__About this exercise__: Print every line of the listing exactly, please.

__Material provided__:

diff --git a/digiham_amd/csrc/wave_ops.hpp b/digiham_amd/csrc/wave_ops.hpp
--- a/digiham_amd/csrc/wave_ops.hpp
+++ b/digiham_amd/csrc/wave_ops.hpp
@@ -200,6 +200,13 @@
     asm volatile("ds_read_b64 %0, %1 offset:%2" : "=v"(v) : "v"(addr), "n"(OFF_BYTES) : "memory");
     return v;
 }
+template <int OFF_BYTES> __device__ __forceinline__ float dh_lds_read_b32(uint32_t addr) {
+    float v;
+    asm volatile("ds_read_b32 %0, %1 offset:%2" : "=v"(v) : "v"(addr), "n"(OFF_BYTES) : "memory");
+    return v;
+}
+__device__ __forceinline__ void dh_lds_reads_done(float& a, float& b) { asm volatile("s_waitcnt lgkmcnt(0)" : "+v"(a), "+v"(b) :: "memory"); }
+__device__ __forceinline__ uint32_t dh_lds_addr(const float* p) { return (uint32_t) (uintptr_t) (const __attribute__((address_space(3))) float*) p; }
 template <int OFF_BYTES> __device__ __forceinline__ dh_v4f dh_lds_read_b128(uint32_t addr) {
     dh_v4f v;
     asm volatile("ds_read_b128 %0, %1 offset:%2" : "=v"(v) : "v"(addr), "n"(OFF_BYTES) : "memory");
@@ -226,17 +233,25 @@
     for (int i = 0; i < N; i++) v[i] = src[i];
 #endif
 }
-DH_HD void dh_lds_run10_pair(const float* srca, const float* srcb, float (&v)[10], float (&w)[10]) {
-#if DH_ON_GPU
-    const uint32_t aa = (uint32_t) (uintptr_t) (const __attribute__((address_space(3))) float*) srca;
-    const uint32_t ab = (uint32_t) (uintptr_t) (const __attribute__((address_space(3))) float*) srcb;
-    dh_f2 x0 = dh_lds_read_b64<0>(aa), x1 = dh_lds_read_b64<8>(aa), x2 = dh_lds_read_b64<16>(aa), x3 = dh_lds_read_b64<24>(aa), x4 = dh_lds_read_b64<32>(aa);
-    dh_f2 y0 = dh_lds_read_b64<0>(ab), y1 = dh_lds_read_b64<8>(ab), y2 = dh_lds_read_b64<16>(ab), y3 = dh_lds_read_b64<24>(ab), y4 = dh_lds_read_b64<32>(ab);
-    asm volatile("s_waitcnt lgkmcnt(0)" : "+v"(x0), "+v"(x1), "+v"(x2), "+v"(x3), "+v"(x4), "+v"(y0), "+v"(y1), "+v"(y2), "+v"(y3), "+v"(y4) :: "memory");
-    v[0] = x0.x; v[1] = x0.y; v[2] = x1.x; v[3] = x1.y; v[4] = x2.x; v[5] = x2.y; v[6] = x3.x; v[7] = x3.y; v[8] = x4.x; v[9] = x4.y;
-    w[0] = y0.x; w[1] = y0.y; w[2] = y1.x; w[3] = y1.y; w[4] = y2.x; w[5] = y2.y; w[6] = y3.x; w[7] = y3.y; w[8] = y4.x; w[9] = y4.y;
-#else
-    for (int i = 0; i < 10; i++) { v[i] = srca[i]; w[i] = srcb[i]; }
+DH_HD void dh_lds_run20_with_pair(const float* src, float (&v)[20], const float* pair, float& p0, float& p1) {
+#if DH_ON_GPU
+    dh_f2 q = dh_lds_read_b64<0>((uint32_t) (uintptr_t) (const __attribute__((address_space(3))) float*) pair);
+    dh_lds_run<20>(src, v);
+    asm volatile("s_waitcnt lgkmcnt(0)" : "+v"(q) :: "memory");
+    p0 = q.x; p1 = q.y;
+#else
+    dh_lds_run<20>(src, v);
+    p0 = pair[0]; p1 = pair[1];
+#endif
+}
+DH_HD void dh_lds_pairs3_now(const float* pa, const float* pb, const float* pc, dh_f2& a, dh_f2& b, dh_f2& c) {
+#if DH_ON_GPU
+    a = dh_lds_read2<0, 1>((uint32_t) (uintptr_t) (const __attribute__((address_space(3))) float*) pa);
+    b = dh_lds_read2<0, 1>((uint32_t) (uintptr_t) (const __attribute__((address_space(3))) float*) pb);
+    c = dh_lds_read2<0, 1>((uint32_t) (uintptr_t) (const __attribute__((address_space(3))) float*) pc);
+    asm volatile("s_waitcnt lgkmcnt(0)" : "+v"(a), "+v"(b), "+v"(c) :: "memory");
+#else
+    a = dh_f2_make(pa[0], pa[1]); b = dh_f2_make(pb[0], pb[1]); c = dh_f2_make(pc[0], pc[1]);
 #endif
 }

__Final answer__:
diff --git a/digiham_amd/csrc/wave_ops.hpp b/digiham_amd/csrc/wave_ops.hpp
--- a/digiham_amd/csrc/wave_ops.hpp
+++ b/digiham_amd/csrc/wave_ops.hpp
@@ -200,6 +200,13 @@
     asm volatile("ds_read_b64 %0, %1 offset:%2" : "=v"(v) : "v"(addr), "n"(OFF_BYTES) : "memory");
     return v;
 }
+template <int OFF_BYTES> __device__ __forceinline__ float dh_lds_read_b32(uint32_t addr) {
+    float v;
+    asm volatile("ds_read_b32 %0, %1 offset:%2" : "=v"(v) : "v"(addr), "n"(OFF_BYTES) : "memory");
+    return v;
+}
+__device__ __forceinline__ void dh_lds_reads_done(float& a, float& b) { asm volatile("s_waitcnt lgkmcnt(0)" : "+v"(a), "+v"(b) :: "memory"); }
+__device__ __forceinline__ uint32_t dh_lds_addr(const float* p) { return (uint32_t) (uintptr_t) (const __attribute__((address_space(3))) float*) p; }
 template <int OFF_BYTES> __device__ __forceinline__ dh_v4f dh_lds_read_b128(uint32_t addr) {
     dh_v4f v;
     asm volatile("ds_read_b128 %0, %1 offset:%2" : "=v"(v) : "v"(addr), "n"(OFF_BYTES) : "memory");
@@ -226,17 +233,25 @@
     for (int i = 0; i < N; i++) v[i] = src[i];
 #endif
 }
-DH_HD void dh_lds_run10_pair(const float* srca, const float* srcb, float (&v)[10], float (&w)[10]) {
-#if DH_ON_GPU
-    const uint32_t aa = (uint32_t) (uintptr_t) (const __attribute__((address_space(3))) float*) srca;
-    const uint32_t ab = (uint32_t) (uintptr_t) (const __attribute__((address_space(3))) float*) srcb;
-    dh_f2 x0 = dh_lds_read_b64<0>(aa), x1 = dh_lds_read_b64<8>(aa), x2 = dh_lds_read_b64<16>(aa), x3 = dh_lds_read_b64<24>(aa), x4 = dh_lds_read_b64<32>(aa);
-    dh_f2 y0 = dh_lds_read_b64<0>(ab), y1 = dh_lds_read_b64<8>(ab), y2 = dh_lds_read_b64<16>(ab), y3 = dh_lds_read_b64<24>(ab), y4 = dh_lds_read_b64<32>(ab);
-    asm volatile("s_waitcnt lgkmcnt(0)" : "+v"(x0), "+v"(x1), "+v"(x2), "+v"(x3), "+v"(x4), "+v"(y0), "+v"(y1), "+v"(y2), "+v"(y3), "+v"(y4) :: "memory");
-    v[0] = x0.x; v[1] = x0.y; v[2] = x1.x; v[3] = x1.y; v[4] = x2.x; v[5] = x2.y; v[6] = x3.x; v[7] = x3.y; v[8] = x4.x; v[9] = x4.y;
-    w[0] = y0.x; w[1] = y0.y; w[2] = y1.x; w[3] = y1.y; w[4] = y2.x; w[5] = y2.y; w[6] = y3.x; w[7] = y3.y; w[8] = y4.x; w[9] = y4.y;
-#else
-    for (int i = 0; i < 10; i++) { v[i] = srca[i]; w[i] = srcb[i]; }
+DH_HD void dh_lds_run20_with_pair(const float* src, float (&v)[20], const float* pair, float& p0, float& p1) {
+#if DH_ON_GPU
+    dh_f2 q = dh_lds_read_b64<0>((uint32_t) (uintptr_t) (const __attribute__((address_space(3))) float*) pair);
+    dh_lds_run<20>(src, v);
+    asm volatile("s_waitcnt lgkmcnt(0)" : "+v"(q) :: "memory");
+    p0 = q.x; p1 = q.y;
+#else
+    dh_lds_run<20>(src, v);
+    p0 = pair[0]; p1 = pair[1];
+#endif
+}
+DH_HD void dh_lds_pairs3_now(const float* pa, const float* pb, const float* pc, dh_f2& a, dh_f2& b, dh_f2& c) {
+#if DH_ON_GPU
+    a = dh_lds_read2<0, 1>((uint32_t) (uintptr_t) (const __attribute__((address_space(3))) float*) pa);
+    b = dh_lds_read2<0, 1>((uint32_t) (uintptr_t) (const __attribute__((address_space(3))) float*) pb);
+    c = dh_lds_read2<0, 1>((uint32_t) (uintptr_t) (const __attribute__((address_space(3))) float*) pc);
+    asm volatile("s_waitcnt lgkmcnt(0)" : "+v"(a), "+v"(b), "+v"(c) :: "memory");
+#else
+    a = dh_f2_make(pa[0], pa[1]); b = dh_f2_make(pb[0], pb[1]); c = dh_f2_make(pc[0], pc[1]);
 #endif
 }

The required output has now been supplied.